TASK -> Say how many of the lines below include the word "struct". Only the number should be given.

····················

# vocdoni/zk-franchise-proof-circuit

Measured on AMD Instinct MI355X. Metric: zkCensus proofs/sec (nLevels=160), higher is better.
Workload: dtype u256 (8 x u32 Montgomery, BN254 Fr/Fq)

## Files before the change

### include/zkcensus.h

```cpp
#ifndef ZKCENSUS_H
#define ZKCENSUS_H
#include <stddef.h>
#include <stdint.h>
#ifdef __cplusplus
extern "C" {
#endif

typedef struct zkc_ctx zkc_ctx;
typedef struct zkc_zkey zkc_zkey;

enum {
    ZKC_OK = 0,
    ZKC_ERR_GENERIC = 1,
    ZKC_ERR_SHORT_BUFFER = 2,
    ZKC_ERR_INVALID_WITNESS_LENGTH = 3,
    ZKC_ERR_BAD_ARG = 4,
    ZKC_ERR_FORMAT = 5,
    ZKC_ERR_HIP = 6,
    ZKC_ERR_WITNESS = 7
};
enum {
    ZKC_W_OK = 0, ZKC_W_ERR_WEIGHT = 1 , ZKC_W_ERR_SIK_ROOT = 2 ,
    ZKC_W_ERR_CENSUS_ROOT = 3 , ZKC_W_ERR_NULLIFIER = 4 , ZKC_W_ERR_LAST_SIBLING = 5 ,
    ZKC_W_ERR_INPUT_RANGE = 6 ,
// ... 64 lines not shown
                             uint8_t proof[256], uint8_t* publics, zkc_done_fn done, void* user);
int zkc_service_stats(zkc_service* svc, uint64_t out[8]);
int zkc_service_timing(zkc_service* svc, uint64_t out[8]);
int zkc_service_memory(zkc_service* svc, uint64_t out[8]);

int groth16_prover(const void* zkey_buffer, unsigned long zkey_size, const void* wtns_buffer, unsigned long wtns_size,
                   char* proof_buffer, unsigned long* proof_size, char* public_buffer, unsigned long* public_size,
                   char* error_msg, unsigned long error_msg_maxsize);

int groth16_fullprove(const void* zkey_buffer, unsigned long zkey_size, const void* wasm_buffer, unsigned long wasm_size, const char* inputs_json, unsigned long inputs_size,
                      char* proof_buffer, unsigned long* proof_size, char* public_buffer, unsigned long* public_size,
                      char* error_msg, unsigned long error_msg_maxsize);

int zkc_verify(const char* vkey_json, const char* public_json, const char* proof_json);
int zkc_verify_bin(const uint8_t* vk, int nPublic, const uint8_t* pub, const uint8_t* proof);

int zkc_pairing_bin(const uint8_t g1[64], const uint8_t g2[128], uint8_t out[384]);

int zkc_verify_batch(zkc_ctx* ctx, const uint8_t* vk, int nPublic, const uint8_t* pubs, const uint8_t* proofs, int N, const uint8_t* seed32);
const char* zkc_verify_last_error(void);

int zkc_proof_to_json(const uint8_t proof[256], const uint8_t* pub, int nPublic, char* proof_buf, unsigned long* proof_size,
                      char* public_buf, unsigned long* public_size);
int zkc_proof_from_json(const char* proof_json, const char* public_json, uint8_t proof[256], uint8_t* pub, int* nPublic);
int zkc_vkey_from_json(const char* vkey_json, uint8_t* vk, unsigned long* vk_size, int* nPublic);
int zkc_wtns_parse(const void* wtns_bytes, unsigned long size, const uint8_t** payload, uint32_t* nWitness);
unsigned long zkc_wtns_write(const void* payload, uint32_t nWitness, void* out, unsigned long out_size);

typedef struct zkc_msm zkc_msm;
int zkc_ntt_dev(zkc_ctx* ctx, const void* d_src, void* d_dst, int logn, int nvec, int inverse);
int zkc_g1_mul_batch_dev(zkc_ctx* ctx, const uint8_t base_std[64], const void* d_scalars, uint32_t n, void* d_out);
int zkc_msm_g1_load_dev(zkc_ctx* ctx, const void* d_bases_std, uint32_t n, zkc_msm** out);
int zkc_msm_g1_dev(zkc_msm* m, const void* d_scalars, uint8_t out[64]);
void zkc_msm_g1_free(zkc_msm* m);

int zkc_debug_stage(zkc_zkey* zk, const void* d_wtns, int stage, void* host_out);
unsigned long long zkc_debug_early_retries(void);
int zkc_msm_debug(zkc_zkey* zk, int which, const void* d_scalars, uint32_t count, void* host_out);
int zkc_debug_pairing_dev(zkc_ctx* ctx, const uint8_t* g1, const uint8_t* g2, const uint8_t* weights, int N, uint8_t product_out[384], uint8_t* folded_out,
                          int32_t* member_out, int* bad_out, const uint32_t* nodes, size_t count, uint8_t* node_out);

int zkc_poseidon_batch(zkc_ctx* ctx, int n_inputs, const void* inputs, size_t B, void* out);
int zkc_smt_build(zkc_ctx* ctx, const void* keys, const void* values, size_t n, int nLevels, uint8_t root[32], void* siblings, int32_t* depths);
int zkc_census_inputs(zkc_ctx* ctx, size_t n, int nLevels, const uint8_t election_id[64], const void* address, const void* password, const void* signature,
                      const void* available_weight, const void* vote_weight, const void* vote_hash, void* inputs_out, void* d_inputs_out, uint8_t* roots_out);
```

····················

ANSWER SPACE -> 3